How can dependent events have a correlation of zero? I am working on a joint probability problem and am getting an answer I do not understand.
{X: -1, -1, 0, 1, 2}
Y = X^2
I determined that the events are dependent because P(X|Y) <> P(X) for all values of X and Y.
I then went on to identify the correlation co-efficient and got zero. But zero means there is no correlation. I would have expected that there would be a correlation for dependent events though.
Two questions:

*

*Are they dependent or independent?

*How can they be independent but have a correlation of zero?

I calculated the following ingredients:
x-bar=0, y-bar = 2, Var(X) = 2, Var(Y)=14/5, Cov(X,Y) = 0
Thanks
 A: In answer to your questions.

*

*They are dependent. You know exactly how they are dependent on each other through the defining equation $Y=X^2$.

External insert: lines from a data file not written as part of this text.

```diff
@@ -479,13 +481,14 @@
   std::memset(plan, 0, sizeof(int32_t) * TREX_PLAN_HEADER_INTS);
   int64_t step_off = 0, item_off = 0, site_off = 0, leaf_off = 0, rows_off = 0, child_off = 0;
   int max_slots = 0, max_nl = 0, max_ni = 0, all_ok = 1, dag = 0, unr = 0;
+  const bool defer_on = defer_enabled();
   for (int b = 0; b < B; ++b) {
     const int na = n_all[b];
     const int nl = (na + 1) / 2;
     const int ni = na - nl;
     int s = 0, ok = 0, d = 0, u = 0;
-    if (!plan_one_tree(children + child_off, na, fwd + step_off * 4, bt + step_off * 2, &s, &ok, &d,
-                       &u))
+    if (!plan_one_tree(children + child_off, na, defer_on, fwd + step_off * 4, bt + step_off * 2,
+                       &s, &ok, &d, &u))
       return set_error(TREX_E_TOPOLOGY, "trex_ragged_plan_build: tree %d has an invalid child list",
                        b);
     if (site_off > 0x7FFFFFFF)
diff --git a/trex_amd/csrc/sankoff.hip b/trex_amd/csrc/sankoff.hip
--- a/trex_amd/csrc/sankoff.hip
+++ b/trex_amd/csrc/sankoff.hip
@@ -377,6 +377,39 @@
   }
 }
 
+template <int Q, bool SYM>
+__device__ __forceinline__ void softk_weights(const Coef<Q>& cf, float a, const float (&d)[Q],
+                                              float (&u)[Q], float (&rs)[Q]) {
+  float md = d[0];
+#pragma unroll
+  for (int j = 1; j < Q; ++j) md = fminf(md, d[j]);
+  const float mda = md * a;
+#pragma unroll
+  for (int j = 0; j < Q; ++j) u[j] = fast_exp2(fmaf(-d[j], a, mda));
+  float sv[Q];
+  kvec<Q, SYM>(cf, u, sv);
+#pragma unroll
+  for (int i = 0; i < Q; ++i) rs[i] = __builtin_amdgcn_rcpf(sv[i]);
+}
+
+template <int Q>
+__device__ __forceinline__ void softk_edge(const Coef<Q>& cf, const float (&u)[Q],
+                                           const float (&rs)[Q], const float (&g)[Q],
+                                           float (&acc)[Q][Q], float (&gc)[Q]) {
+  float r[Q];
+#pragma unroll
+  for (int i = 0; i < Q; ++i) r[i] = g[i] * rs[i];
+#pragma unroll
+  for (int i = 0; i < Q; ++i) axpy<Q>(acc[i], r[i], u);
+  float t[Q];
+#pragma unroll
+  for (int j = 0; j < Q; ++j) t[j] = r[0] * cf.k[0][j];
+#pragma unroll
+  for (int i = 1; i < Q; ++i) axpy<Q>(t, r[i], cf.k[i]);
+#pragma unroll
+  for (int j = 0; j < Q; ++j) gc[j] = u[j] * t[j];
+}
+
 template <int Q, int SPT, int MODE, bool SYM = false>
 __device__ __forceinline__ void message_adjoint(const Coef<Q>& cf, float a,
                                                 const float (&d)[Q][SPT],
@@ -409,27 +442,16 @@
         }
       }
     } else if constexpr (MODE == kSoftK) {
-      float md = d[0][s];
-#pragma unroll
-      for (int j = 1; j < Q; ++j) md = fminf(md, d[j][s]);
-      const float mda = md * a;
-      float u[Q];
-#pragma unroll
-      for (int j = 0; j < Q; ++j) u[j] = fast_exp2(fmaf(-d[j][s], a, mda));
-      float r[Q];
-      float sv[Q];
-      kvec<Q, SYM>(cf, u, sv);
-#pragma unroll
-      for (int i = 0; i < Q; ++i) r[i] = g[i][s] * __builtin_amdgcn_rcpf(sv[i]);
-#pragma unroll
-      for (int i = 0; i < Q; ++i) axpy<Q>(acc[i], r[i], u);
-      float t[Q];
-#pragma unroll
-      for (int j = 0; j < Q; ++j) t[j] = r[0] * cf.k[0][j];
-#pragma unroll
-      for (int i = 1; i < Q; ++i) axpy<Q>(t, r[i], cf.k[i]);
-#pragma unroll
-      for (int j = 0; j < Q; ++j) gc[j][s] = u[j] * t[j];
+      float ds[Q], gs[Q], u[Q], rs[Q], gcs[Q];
+#pragma unroll
+      for (int j = 0; j < Q; ++j) {
+        ds[j] = d[j][s];
+        gs[j] = g[j][s];
+      }
+      softk_weights<Q, SYM>(cf, a, ds, u, rs);
+      softk_edge<Q>(cf, u, rs, gs, acc, gcs);
+#pragma unroll
+      for (int j = 0; j < Q; ++j) gc[j][s] = gcs[j];
     } else {
 #pragma unroll
       for (int j = 0; j < Q; ++j) gc[j][s] = 0.0f;
@@ -517,8 +539,17 @@
 
 
 
-constexpr int kTabFloats = 128;
+#ifndef TREX_PAIR_TABLES
+#define TREX_PAIR_TABLES 1
+#endif
+constexpr bool kPairTables = TREX_PAIR_TABLES != 0;
+constexpr int kLeafTabFloats = 128;
 constexpr int kWTab = 32;
+constexpr int kPairFloats = 100;
+constexpr int kPairFwd = 28;
+constexpr int tab_floats(int phase) {
+  return kLeafTabFloats + ((kPairTables && phase != 1) ? 3 * kPairFloats : 0);
+}
 #ifndef TREX_ADJ_RING
 #define TREX_ADJ_RING 3
 #endif
@@ -558,7 +589,11 @@
   load_coef<Q, MODE>(A.cost, a, cf);
 
   float* tab = lds;
-  float* slots = lds + kTabFloats;
+  float* slots = lds + tab_floats(PHASE);
+  float* tm = tab + (PHASE == 1 ? kPairFwd : kLeafTabFloats);
+  float* tu = tab + kLeafTabFloats + kPairFloats;
+  float* tr = tab + kLeafTabFloats + 2 * kPairFloats;
+  constexpr bool PAIR_ADJ = kPairTables && BWD && MODE == kSoftK;
   constexpr int kRootSlot = 0;
   int8_t* lleaf = reinterpret_cast<int8_t*>(slots + (size_t)max(A.n_slots, 1) * Q * kWave * SPT);
 
@@ -590,13 +625,41 @@
         }
       } else {
         message<Q, 1, MODE>(cf, a, bcoef, d1, m1);
-        message_adjoint<Q, 1, MODE>(cf, a, d1, g1, w1, gc1);
+        if constexpr (BWD) message_adjoint<Q, 1, MODE>(cf, a, d1, g1, w1, gc1);
       }
 #pragma unroll
       for (int i = 0; i < Q; ++i) {
         tab[lane * Q + i] = m1[i][0];
-#pragma unroll
-        for (int j = 0; j < Q; ++j) tab[kWTab + (lane * Q + i) * Q + j] = w1[i][j];
+        if constexpr (BWD) {
+#pragma unroll
+          for (int j = 0; j < Q; ++j) tab[kWTab + (lane * Q + i) * Q + j] = w1[i][j];
+        }
+      }
+    }
+  }
+  if constexpr (kPairTables) {
+    __syncthreads();
+    if (lane < (Q + 1) * (Q + 1)) {
+      const int c0 = lane / (Q + 1), c1 = lane - c0 * (Q + 1);
+      float t0[Q], t1[Q], d1[Q][1];
+      lds_vec_get<Q>(tab + c0 * Q, t0);
+      lds_vec_get<Q>(tab + c1 * Q, t1);
+#pragma unroll
+      for (int j = 0; j < Q; ++j) d1[j][0] = t0[j] + t1[j];
+      if constexpr (FWD) {
+        float m1[Q][1], mv[Q];
+        message<Q, 1, MODE, false>(cf, a, bcoef, d1, m1);
+#pragma unroll
+        for (int i = 0; i < Q; ++i) mv[i] = m1[i][0];
+        lds_vec_put<Q>(tm + lane * Q, mv);
+      }
+      if constexpr (PAIR_ADJ) {
+        float ds[Q], u[Q], rs[Q];
+#pragma unroll
+        for (int j = 0; j < Q; ++j) ds[j] = d1[j][0];
+        softk_weights<Q, SYM>(cf, a, ds, u, rs);
+        lds_vec_put<Q>(tu + lane * Q, u);
+        lds_vec_put<Q>(tr + lane * Q, rs);
       }
     }
   }
@@ -691,6 +754,9 @@
         const I4 stp = nxt;
         if (k + 1 < n_int) nxt = load_step(prog, k + 1);
         float d[2][Q][SPT];
+        int pair[SPT];
+#pragma unroll
+        for (int s = 0; s < SPT; ++s) pair[s] = 0;
 #pragma unroll
         for (int c = 0; c < 2; ++c) {
           const int desc = c == 0 ? stp.y : stp.z;
@@ -716,6 +782,7 @@
               lds_vec_get<Q>(tab + code[s] * Q, r);
 #pragma unroll
               for (int i = 0; i < Q; ++i) d[c][i][s] = r[i];
+              if constexpr (kPairTables) pair[s] = c == 0 ? code[s] * (Q + 1) : pair[s] + code[s];
             }
           }
         }
@@ -723,7 +790,7 @@
         for (int c = 0; c < 2; ++c) {
           const int desc = c == 0 ? stp.y : stp.z;
           float m[Q][SPT];
-          if (((desc >> 24) & 3) != kKindInt) {
+          if (((desc >> 24) & 3) != kKindInt || (kPairTables && (desc & kChildDeferred))) {
 #pragma unroll
             for (int i = 0; i < Q; ++i)
 #pragma unroll
@@ -753,6 +820,15 @@
         else
           bst_row<Q, SPT, BWD ? kAuxFusedRow : kAuxFwdRow>(rdp, voff, row * rowbytes, dv);
 #endif
+        if (kPairTables && (stp.w & kStepDeferredIn)) {
+#pragma unroll
+          for (int s = 0; s < SPT; ++s) {
+            float r[Q];
+            lds_vec_get<Q>(tm + pair[s] * Q, r);
+#pragma unroll
+            for (int i = 0; i < Q; ++i) dv[i][s] = r[i];
+          }
+        }
         if (!(stp.w & kStepToNext) && oslot != 0xFF) {
           lds_put<Q, SPT>(slots, oslot, lane, dv);
         }
@@ -835,22 +911,46 @@
           }
         };
         if (stp.w & kStepDeferredIn) {
-          float dc[Q][SPT];
-#pragma unroll
-          for (int c = 0; c < 2; ++c) {
-            const int desc = c == 0 ? stp.y : stp.z;
-            int code[SPT];
-            leaf_codes(desc, (desc >> 24) & 3, code);
+          float gc[Q][SPT];
+          if constexpr (PAIR_ADJ) {
+            int pair[SPT];
+#pragma unroll
+            for (int c = 0; c < 2; ++c) {
+              const int desc = c == 0 ? stp.y : stp.z;
+              int code[SPT];
+              leaf_codes(desc, (desc >> 24) & 3, code);
+#pragma unroll
+              for (int s = 0; s < SPT; ++s)
+                pair[s] = c == 0 ? code[s] * (Q + 1) : pair[s] + code[s];
+            }
 #pragma unroll
             for (int s = 0; s < SPT; ++s) {
-              float r[Q];
-              lds_vec_get<Q>(tab + code[s] * Q, r);
-#pragma unroll
-              for (int i = 0; i < Q; ++i) dc[i][s] = (c == 0) ? r[i] : dc[i][s] + r[i];
+              float u[Q], rs[Q], gs[Q], gcs[Q];
+              lds_vec_get<Q>(tu + pair[s] * Q, u);
+              lds_vec_get<Q>(tr + pair[s] * Q, rs);
+#pragma unroll
+              for (int i = 0; i < Q; ++i) gs[i] = g[i][s];
+              softk_edge<Q>(cf, u, rs, gs, acc, gcs);
+#pragma unroll
+              for (int j = 0; j < Q; ++j) gc[j][s] = gcs[j];
             }
+          } else {
+            float dc[Q][SPT];
+#pragma unroll
+            for (int c = 0; c < 2; ++c) {
+              const int desc = c == 0 ? stp.y : stp.z;
+              int code[SPT];
+              leaf_codes(desc, (desc >> 24) & 3, code);
+#pragma unroll
+              for (int s = 0; s < SPT; ++s) {
+                float r[Q];
+                lds_vec_get<Q>(tab + code[s] * Q, r);
+#pragma unroll
+                for (int i = 0; i < Q; ++i) dc[i][s] = (c == 0) ? r[i] : dc[i][s] + r[i];
+              }
+            }
+            message_adjoint<Q, SPT, MODE, SYM>(cf, a, dc, g, acc, gc);
           }
-          float gc[Q][SPT];
-          message_adjoint<Q, SPT, MODE, SYM>(cf, a, dc, g, acc, gc);
 #pragma unroll
           for (int i = 0; i < Q; ++i)
 #pragma unroll
@@ -1135,9 +1235,9 @@
 
 int tiles_for(int L, int spt) { return (L + kWave * spt - 1) / (kWave * spt); }
 
-size_t lds_bytes(int n_slots, int nl, int Q, int spt) {
-  const size_t b = (size_t)kTabFloats * 4 + (size_t)std::max(n_slots, 1) * Q * kWave * spt * 4 +
-                   (size_t)nl * kWave * spt;
+size_t lds_bytes(int n_slots, int nl, int Q, int spt, int phase) {
+  const size_t b = (size_t)tab_floats(phase) * 4 +
+                   (size_t)std::max(n_slots, 1) * Q * kWave * spt * 4 + (size_t)nl * kWave * spt;
   return (b + 15) & ~(size_t)15;
 }
 
@@ -1329,7 +1429,7 @@
   if ((int64_t)s.ni * L * Q * 4 > 0x7FFFFFF0LL)
     return set_error(TREX_E_UNSUPPORTED, "%s: one tree's DP table exceeds 2 GiB", fn);
   const int tiles = tiles_for(L, 1);
-  const size_t lds = lds_bytes(n_slots, s.nl, Q, 1);
+  const size_t lds = lds_bytes(n_slots, s.nl, Q, 1, phase);
   if (lds > 65536) return set_error(TREX_E_UNSUPPORTED, "%s: LDS stack too deep", fn);
   if ((int64_t)B * tiles > 0x7FFFFFFF) return set_error(TREX_E_ARG, "%s: grid too large", fn);
   KArgs A;
@@ -1538,7 +1638,7 @@
     if (Q > kWideMaxQ) return bigq_ragged_run(fn, c, meta, meta + (size_t)B * kRaggedMeta, items);
     return wide_ragged_run(fn, c, meta, meta + (size_t)B * kRaggedMeta, items);
   }
-  const size_t lds = lds_bytes(n_slots, max_nl, Q, 1);
+  const size_t lds = lds_bytes(n_slots, max_nl, Q, 1, phase);
   if (lds > 65536) return set_error(TREX_E_UNSUPPORTED, "%s: LDS stack too deep", fn);
   KArgs A;
   const int* meta = plan + TREX_PLAN_HEADER_INTS;
```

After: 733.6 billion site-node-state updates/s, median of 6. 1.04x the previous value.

*If they are independent, they will have a correlation of zero:
$$
\begin{align}
Cov(X,Y) &= E(XY)-E(X)E(Y) \\
  &= E(X)E(Y)-E(X)E(Y) \\
  &= 0
\end{align}
$$
but the converse is not true. You probably mean if they are dependent, how can they have a correlation of zero. The correlation you have computed measures the strength of linear relationship between the variables. Your variables are quadratically related and as you illustrated, for this example the linear correlation is zero.

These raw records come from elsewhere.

+extern "C" int iseg_conv2d_branches_supported(const iseg_conv_branches* t, int dtype) {
+    if (!branches_ok(t) || dtype != ISEG_BF16) return 0;
+    if (t->Cin % 64 != 0 || t->Cout % 64 != 0) return 0;
+    const int64_t M = (int64_t)t->N * t->H * t->W;
+    return M >= 64 && M < (1ll << 31) / 8;
+}
+
+#define BRANCHES_COMMON(name)                                                                                                                  \
+    ISEG_REQUIRE(t, name ": null branch table");                                                                                              \
+    ISEG_REQUIRE(t->count >= 1 && t->count <= MAX_BRANCHES, name ": %d branches, the table holds 1 .. %d", t->count, MAX_BRANCHES);          \
+    ISEG_REQUIRE(branches_ok(t), name ": bad geometry");                                                                                      \
+    if (!iseg_conv2d_branches_supported(t, dtype)) {                                                                                          \
+        iseg_set_error(name ": needs bf16 storage, Cin and Cout multiples of 64 and at least 64 pixels (Cin %d, Cout %d, dtype %d)", t->Cin,  \
+                       t->Cout, dtype);                                                                                                       \
+        return ISEG_ERR_UNSUPPORTED;                                                                                                          \
+    }                                                                                                                                         \
+    const int64_t M = (int64_t)t->N * t->H * t->W
+
+extern "C" int iseg_conv2d_branches_fwd(const void* x, const iseg_conv_branches* t, int dtype, void* ws, size_t ws_bytes, hipStream_t stream) {
+    BRANCHES_COMMON("iseg_conv2d_branches_fwd");
+    (void)ws;
+    (void)ws_bytes;
+    ISEG_REQUIRE(x && ((uintptr_t)x & 15) == 0, "iseg_conv2d_branches_fwd: x must be a 16-byte aligned device pointer");
+    BranchTable tab{};
+    tab.count = t->count;
+    for (int i = 0; i < t->count; ++i) {
+        const iseg_conv_branch& b = t->b[i];
+        ISEG_REQUIRE(b.wt && b.y, "iseg_conv2d_branches_fwd: branch %d: null operand", i);
+        bf16_t* const y = (bf16_t*)b.y + b.y_col;
+        ISEG_REQUIRE((((uintptr_t)b.wt | (uintptr_t)y | (uintptr_t)b.bias) & 15) == 0 && b.ldy % 8 == 0 && b.y_col >= 0 && b.y_col + t->Cout <= b.ldy,
+                     "iseg_conv2d_branches_fwd: branch %d: operands must be 16-byte aligned, the column slice inside a row of ldy %% 8 == 0", i);
+        BranchP& d = tab.b[i];
+        d.B = (const bf16_t*)b.wt;
+        d.K = b.KH * b.KW * t->Cin;
+        d.ldb = d.K;
+        d.D = y;
+        d.ldd = b.ldy;
+        d.bias = b.bias;
+        d.kw = b.KW, d.dh = b.dh, d.dw = b.dw, d.pt = b.pt, d.pl = b.pl;
+    }
+    Epi epi{};
+    epi.alpha = 1.f;
+    epi.batch_inner = 1;
+    const ConvP p = branches_shared(t, x, t->Cin, t->Cin);
+    launch_branches_dma<0>(BT128{}, p, tab, 0, 0, nullptr, 0, M, t->Cout, 0, 1, 0, nullptr, epi, stream);
+    return iseg_check_launch("iseg_conv2d_branches_fwd");
+}
+
+extern "C" int iseg_conv2d_branches_bwd_data(const iseg_conv_branches* t, void* dx, const void* residual, int64_t ldr, int dtype, void* ws,
+                                             size_t ws_bytes, hipStream_t stream) {
+    BRANCHES_COMMON("iseg_conv2d_branches_bwd_data");
+    ISEG_REQUIRE(dx && ((uintptr_t)dx & 15) == 0, "iseg_conv2d_branches_bwd_data: dx must be a 16-byte aligned device pointer");
+    ISEG_REQUIRE(!residual || (((uintptr_t)residual & 15) == 0 && ldr % 8 == 0 && ldr >= t->Cin),
+                 "iseg_conv2d_branches_bwd_data: the residual must be 16-byte aligned with ldr %% 8 == 0");
+    BranchTable tab{};
+    tab.count = t->count;
+    int64_t K = 0;
+    for (int i = 0; i < t->count; ++i) {
+        const iseg_conv_branch& b = t->b[i];
+        ISEG_REQUIRE(b.dy && b.w, "iseg_conv2d_branches_bwd_data: branch %d: null operand", i);
+        ISEG_REQUIRE((((uintptr_t)b.dy | (uintptr_t)b.w) & 15) == 0 && b.lddy % 8 == 0 && b.lddy >= t->Cout && b.lddy < (1ll << 31),
+                     "iseg_conv2d_branches_bwd_data: branch %d: operands must be 16-byte aligned, lddy %% 8 == 0", i);
+        K += (int64_t)b.KH * b.KW * t->Cout;
+        BranchP& d = tab.b[i];
+        d.src = (const bf16_t*)b.dy;
+        d.Cs = (int)b.lddy;
+        d.B = (const bf16_t*)b.w;
+        d.K = (int)K;
+        d.kw = b.KW, d.dh = b.dh, d.dw = b.dw, d.pt = b.pt, d.pl = b.pl;
+    }
+    const int64_t N = t->Cin;
+    const DgradPlan plan = branches_dgrad_plan(M, N, K);
+    int64_t kps = K;
+    float* slabs = nullptr;
+    if (plan.nsplit > 1) {
+        const iseg_conv_geom joined = branches_joined_geom(t);
+        const size_t need = iseg_conv2d_igemm_workspace_bytes(&joined, 1);
+        ISEG_REQUIRE_WORKSPACE(ws && ws_bytes >= need, "iseg_conv2d_branches_bwd_data: split-K needs %zu workspace bytes, got %zu", need, ws_bytes);
+        slabs = (float*)ws;
+        kps = ceil_div64(ceil_div64(K, plan.nsplit), 64) * 64;
+    }
+    const int eff = (int)ceil_div64(K, kps);
+    Epi epi{};
+    epi.alpha = 1.f;
+    epi.batch_inner = 1;
+    epi.residual = residual;
+    epi.ldr = ldr;
+    const ConvP p = branches_shared(t, nullptr, 0, t->Cout);
+    const int64_t tap_stride = (int64_t)t->Cin * t->Cout;
+    if (plan.big) launch_branches_dma<1>(BT256{}, p, tab, t->Cout, tap_stride, (bf16_t*)dx, N, M, N, K, eff, kps, slabs, epi, stream);
+    else launch_branches_dma<1>(BT128{}, p, tab, t->Cout, tap_stride, (bf16_t*)dx, N, M, N, K, eff, kps, slabs, epi, stream);
+    if (!slabs) return iseg_check_launch("iseg_conv2d_branches_bwd_data");
+    iseg_gemm_args ga{};
+    ga.M = M;
+    ga.N = N;
+    ga.K = K;
+    ga.D = dx;
+    ga.ldd = N;
+    ga.in_dtype = ISEG_BF16;
+    ga.out_dtype = ISEG_BF16;
+    ga.alpha = 1.f;
+    ga.residual = residual;
+    ga.ldr = ldr;
+    return gemm_reduce(&ga, epi, slabs, eff, M, stream);
+}
+
+extern "C" int iseg_conv2d_branches_bwd_weight(const void* x, const iseg_conv_branches* t, int accumulate, int dtype, void* ws, size_t ws_bytes,
+                                               hipStream_t stream) {
+    BRANCHES_COMMON("iseg_conv2d_branches_bwd_weight");
+    (void)ws;
+    (void)ws_bytes;
+    ISEG_REQUIRE(x && ((uintptr_t)x & 15) == 0, "iseg_conv2d_branches_bwd_weight: x must be a 16-byte aligned device pointer");
+    BranchTable tab{};
+    tab.count = t->count;
+    int maxK = 0;
+    for (int i = 0; i < t->count; ++i) {
+        const iseg_conv_branch& b = t->b[i];
+        ISEG_REQUIRE(b.dy && b.gw, "iseg_conv2d_branches_bwd_weight: branch %d: null operand", i);
+        ISEG_REQUIRE((((uintptr_t)b.dy | (uintptr_t)b.gw) & 15) == 0 && b.lddy % 8 == 0 && b.lddy >= t->Cout,
+                     "iseg_conv2d_branches_bwd_weight: branch %d: operands must be 16-byte aligned, lddy %% 8 == 0", i);
+        BranchP& d = tab.b[i];
+        d.B = (const bf16_t*)b.dy;
+        d.ldb = b.lddy;
+        d.D = b.gw;
+        d.ldd = t->Cout;
+        d.K = b.KH * b.KW * t->Cin;
+        d.kw = b.KW, d.dh = b.dh, d.dw = b.dw, d.pt = b.pt, d.pl = b.pl;
+        if (d.K > maxK) maxK = d.K;
+    }
+    Epi epi{};
+    epi.alpha = 1.f;
+    epi.accumulate = accumulate;
+    epi.batch_inner = 1;
+    const ConvP p = branches_shared(t, x, t->Cin, t->Cin);
+    const int64_t N = t->Cout;
+    auto launch = [&](auto tile) {
+        constexpr int WM = decltype(tile)::WM, WN = decltype(tile)::WN, FM = decltype(tile)::FM, FN = decltype(tile)::FN;
+        constexpr int BM = WM * FM * 16, BN = WN * FN * 16;
+        const int tiles_m = (int)ceil_div64(maxK, BM), tiles_n = (int)ceil_div64(N, BN);
+        hipLaunchKernelGGL((conv_branches_wgrad_kernel<WM, WN, FM, FN, 64>), dim3(tiles_m * tiles_n, 1, tab.count), dim3(WM * WN * 64), 0, stream, p, tab,
+                           N, M, tiles_n, tiles_m * tiles_n, epi, 1);
+    };
+    struct T128 { enum { WM = 2, WN = 4, FM = 4, FN = 2 }; };
+    struct T64 { enum { WM = 4, WN = 2, FM = 2, FN = 2 }; };
+    if (N <= 64) launch(T64{});
+    else launch(T128{});
+    return iseg_check_launch("iseg_conv2d_branches_bwd_weight");
+}
diff --git a/iseg_amd/csrc/conv_igemm_dma.h b/iseg_amd/csrc/conv_igemm_dma.h
--- a/iseg_amd/csrc/conv_igemm_dma.h
+++ b/iseg_amd/csrc/conv_igemm_dma.h
@@ -5,13 +5,14 @@
 
 __device__ uint4 conv_zero_page[8];
 
-template <int WM, int WN, int NS, int PASS, class TO>
-__global__ __launch_bounds__(WM* WN * 64) void conv_igemm_dma_kernel(ConvP p, const bf16_t* __restrict__ Bop, int64_t ldb, int64_t tap_stride,
-                                                                      TO* __restrict__ D, int64_t ldd, int64_t M, int64_t N, int64_t K,
-                                                                      int tiles_n, int ntiles, int64_t k_per_split, float* __restrict__ slabs,
-                                                                      Epi epi) {
+template <int WM, int WN, int NS, int PASS, class TO, class Tab, int FN = 4>
+__device__ __forceinline__ void conv_igemm_dma_tile(ConvP p, const bf16_t* __restrict__ Bop, int64_t ldb, int64_t tap_stride, TO* __restrict__ D,
+                                                    int64_t ldd, int64_t M, int64_t N, int64_t K, int tiles_n, int ntiles, int64_t k_per_split,
+                                                    float* __restrict__ slabs, const Epi& epi, const Tab& tab) {
     using namespace iseg_mm;
-    constexpr int FN = 4;
+    constexpr bool JOINED = std::is_same<Tab, BranchTable>::value;
+    static_assert(!JOINED || PASS == 1, "only the data gradient joins its branches along K");
+    static_assert(FN == 2 || FN == 4, "a wavefront's tile is 64 rows by 32 or 64 columns");
     constexpr int NW = WM * WN;
     constexpr int BM = WM * 64, BN = WN * FN * 16;
     constexpr int PIECES = (BM + BN) / 8, PPW = PIECES / NW;
@@ -56,8 +57,27 @@
             a2[q] = row * ldb;
         }
     }
+    int bi = 0;
+    int64_t bk0 = 0, bk1 = K;
+    auto enter = [&](int64_t k0) {
+        if constexpr (JOINED) {
+            while (bi + 1 < tab.count && k0 >= tab.b[bi].K) ++bi;
+            const BranchP& br = tab.b[bi];
+            bk0 = bi ? tab.b[bi - 1].K : 0;
+            bk1 = br.K;
+            p.src = br.src, p.Cs = br.Cs, p.kw = br.kw, p.dh = br.dh, p.dw = br.dw, p.pt = br.pt, p.pl = br.pl;
+            Bop = br.B;
+        }
+    };
+    enter(kbeg);
     auto issue = [&](int stage, int kt) {
-        const int64_t k0 = kbeg + (int64_t)kt * 64;
+        int64_t k0 = kbeg + (int64_t)kt * 64;
+        int pt = 0, pl = 0;
+        if constexpr (JOINED) {
+            if (k0 >= bk1) enter(k0);
+            k0 -= bk0;
+            pt = p.pt, pl = p.pl;
+        }
         const int tap = (int)(k0 / p.Cg), c0 = (int)(k0 % p.Cg);
         const int ti = tap / p.kw, tj = tap % p.kw;
 #pragma unroll
@@ -73,7 +93,7 @@
                     iw = a1[q] + tj * p.dw;
                     ok = (unsigned)ih < (unsigned)p.Hs && (unsigned)iw < (unsigned)p.Ws;
                 } else {
-                    const int th = a0[q] - ti * p.dh, tw = a1[q] - tj * p.dw;
+                    const int th = a0[q] + pt - ti * p.dh, tw = a1[q] + pl - tj * p.dw;
                     ih = th / p.sh;
                     iw = tw / p.sw;
                     ok = th >= 0 && tw >= 0 && ih * p.sh == th && iw * p.sw == tw && ih < p.Hs && iw < p.Ws;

A: Lack of correlation does not mean there is no relationship between the random variables.  It means there is no linear relationship between the random variables.
Consequently, the correlation between $X$ and $Y$ may be zero even if they are dependent.  Your computation illustrates just such an example.
A: We have $\operatorname{Cov}(X,Y) = E(X\cdot Y) - E(X)\cdot E(Y)$.  If $X$ is a real valued random variable with a symmetric distribution about $0$ then $E(X) = \int x \rho(x) dx = 0$. For $Y = X^2$ we have
$E(XY) = E(X^3) = \int x^3 \rho(x) d x = 0$, so $\operatorname{Cov}(X,X^2) = 0$, but $X$, $X^2$ are not independent.